Know These Important Insurance Tips When Filing a Claim
In this week’s blog post, one of our litigators at Hutchison Oss-Cech Marlatt, Dana G. Quantz, wants to share some useful information if you are in a situation where you are making an insurance claim based upon a policy of insurance. Insurance is available for all sorts of things to help avoid the cost of misfortunes that can happen in the future. We can insure ourselves against sickness (e.g., health insurance or disability insurance), our properties against damage (e.g., fire loss of a home), or even our lives. There are some common features to all insurance that you need to know and which our lawyers will ask for to help you assess the viability of your insurance claim.
In British Columbia, all insurance policies, except for car insurance, are governed by the Insurance Act, RSBC 2012, c. 1. This legislation sets out the minimum requirements for a contract of insurance to be valid, the method of making a claim, and importantly the methods by which insurers can legally deny a claim.
The Policy Wording
The first request a lawyer will make on an insurance claim consultation is for a copy of the full policy wording, namely the large document that describes what is covered and what is excluded.

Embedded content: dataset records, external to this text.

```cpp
int halo_mode() {
  static const int m = [] { const char* e = getenv("ICAMD_CONV3X3_HALO"); return e ? atoi(e) : 1; }();
  return m;
}

}

static bool resident_c64_ok(int W, int C, int Cout) {
  static const int on = [] { const char* e = getenv("ICAMD_CONV3X3_RESIDENT"); return e ? atoi(e) : 1; }();
  return on != 0 && C == 64 && Cout == 64 && W % 8 == 0 && 128 + 2 * W + 2 <= 255;
}

bool icamd_halo3x3_wanted(int N, int H, int W, int C, int Cout) {
  if (halo_mode() == 0) return false;
  if (C % 64 != 0 || Cout % 8 != 0 || W < 3 || H < 3) return false;
  if (resident_c64_ok(W, C, Cout)) return true;
  if (halo_mode() == 1 && C < 256) return false;
  if ((long long)N * H * W >= (1ll << 30)) return false;
  if (2 * W + 3 + 128 > 4 * 8 * 8) return false;
  return true;
}

int icamd_halo3x3_launch(Halo3x3Params& p, hipStream_t stream) {
  if (!icamd_halo3x3_wanted(p.N, p.H, p.W, p.C, p.Cout)) return ICAMD_ERR_UNSUPPORTED;
  p.M = p.N * p.H * p.W;
  p.divHW = make_fastdiv((unsigned)(p.H * p.W));
  p.divW = make_fastdiv((unsigned)p.W);
  if (resident_c64_ok(p.W, p.C, p.Cout)) return launch_resident_c64(p, stream);
  const int bn = p.Cout <= 64 ? 64 : 128;
  p.ntiles_n = (p.Cout + bn - 1) / bn;
  int bm = 128;
  if (halo_mode() == 3) bm = 256;
  else if (halo_mode() != 2) {
    long long best = -1;
    for (int cand : {256, 224, 128}) {
      if (cand == 224 && bn != 128) continue;
      if ((cand + 2 * p.W + 3 + 31) / 32 > (cand == 128 ? 8 : 12)) continue;
      const long long tiles = (long long)((p.M + cand - 1) / cand) * p.ntiles_n;
      const long long cost = ((tiles + 511) / 512) * cand + (cand == 128 ? 16 : 0);
      if (best < 0 || cost < best) { best = cost; bm = cand; }
    }
  }
  const bool big = bm != 128;
  const int slots = bm + 2 * p.W + 2 + 1;
  const int la = (slots + 31) / 32;
  if (la > 12) return ICAMD_ERR_UNSUPPORTED;
  if (bn == 128) {
// ... 24 lines not shown
```

imageclassification_amd/csrc/icamd_internal.h:

```cpp
#pragma once
#include "common.h"

#define ICAMD_MAX_TAPS 56

struct IgemmParams {
  const bf16_t* in;
  const bf16_t* wt;
  bf16_t* out;
  const bf16_t* addend;
  const unsigned char* addend_bits;
  int addend_sub2;
  const float* bias;
  float* stats;
  const bf16_t* bnb_y;
  const bf16_t* bnb_mask;
  const float *bnb_mean, *bnb_invstd, *bnb_scale, *bnb_shift;
  int bnb_relu;
  int relu;
  bf16_t* gelu_out;
  int gelu_inplace;
  const bf16_t* gelu_z;
  int N, IH, IW, Cin;
  int OH, OW, Cout;
  int P, Q, M;
  int ostr, ooff_h, ooff_w, istr;
  int ntaps, Ktot;
  int KW, pad;
  int tap_sign, regular_taps;
  int stem7;
  int ksteps, ntiles_n;
  FastDiv divPQ, divQ, divCin, divKW;
  short dh[ICAMD_MAX_TAPS], dw[ICAMD_MAX_TAPS], wtap[ICAMD_MAX_TAPS];
};
int icamd_igemm_launch(IgemmParams& p, hipStream_t stream);
int icamd_igemm_pick_bn(int Cout);
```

Section 11 of the Insurance Act, RSBC 2012, c. 1, says that a policy must contain all the following to be valid:
- The name of the insurer.
- The name of the insured.
- The name of the person to whom the insurance money is payable.
- The amount, or the method of determining the amount, of the premium for the insurance.
- The subject matter of the insurance.
- The indemnity for which the insurer may become liable.
- The event on the happening of which the liability is to accrue.
- The date the insurance takes effect.
- The date the insurance terminations or the method by which that date is established.
- The statement that: “Every action or proceeding against an insurer for the recovery of insurance money payable under the contract is absolutely barred unless commenced within the time set out in the Insurance Act.”
We will address the dates for filing and making claims below, but it is initially important to know the above 10 items. Each of these items is included in the copy of the full policy wording.
Often insurance companies will provide copies of declarations showing the amount of coverage but will fail to provide the actual policy wording. As insurance copies are subject to freedom of information requirements and as s. 26 of the Insurance Act, RSBC 2012, c. 1 requires insurers to provide the contents of the policy, it is easy to simply request copies of the full policy wording for your particular policy. Simply demand a copy from your insurance company and the adjuster assigned to your case.
Burden of Proof
It is a fundamental principle of law that the burden of proof falls upon the party that is putting it forward. This means that the person making a claim has the burden of establishing the facts necessary to prove that claim. If you have suffered property damage, then the burden of proving the property damage rests with you. If you had some property stolen, then you need to prove ownership of the items stolen, the theft occurred and the value of the items.
The BC Court of Appeal described the burden of proof as follows in Bevacqua v ICBC, 1999 BCCA 553:
 The general rule is that the party who makes a positive assertion bears the burden of proving it to the appropriate standard. In insurance claims the insured has the onus of showing that the loss alleged falls within the perils insured against under the terms of the policy coverage. Once that burden has been met, the onus is on the insurer to prove any affirmative defences, including fraud: see Roland Roy Fourrures Limited v. Maryland Casualty Company, 1973 CanLII 141 (SCC),  S.C.R. 52; and Continental Insurance Co. v. Dalton Cartage Co., 1982 CanLII 13 (SCC),  1 S.C.R. 164.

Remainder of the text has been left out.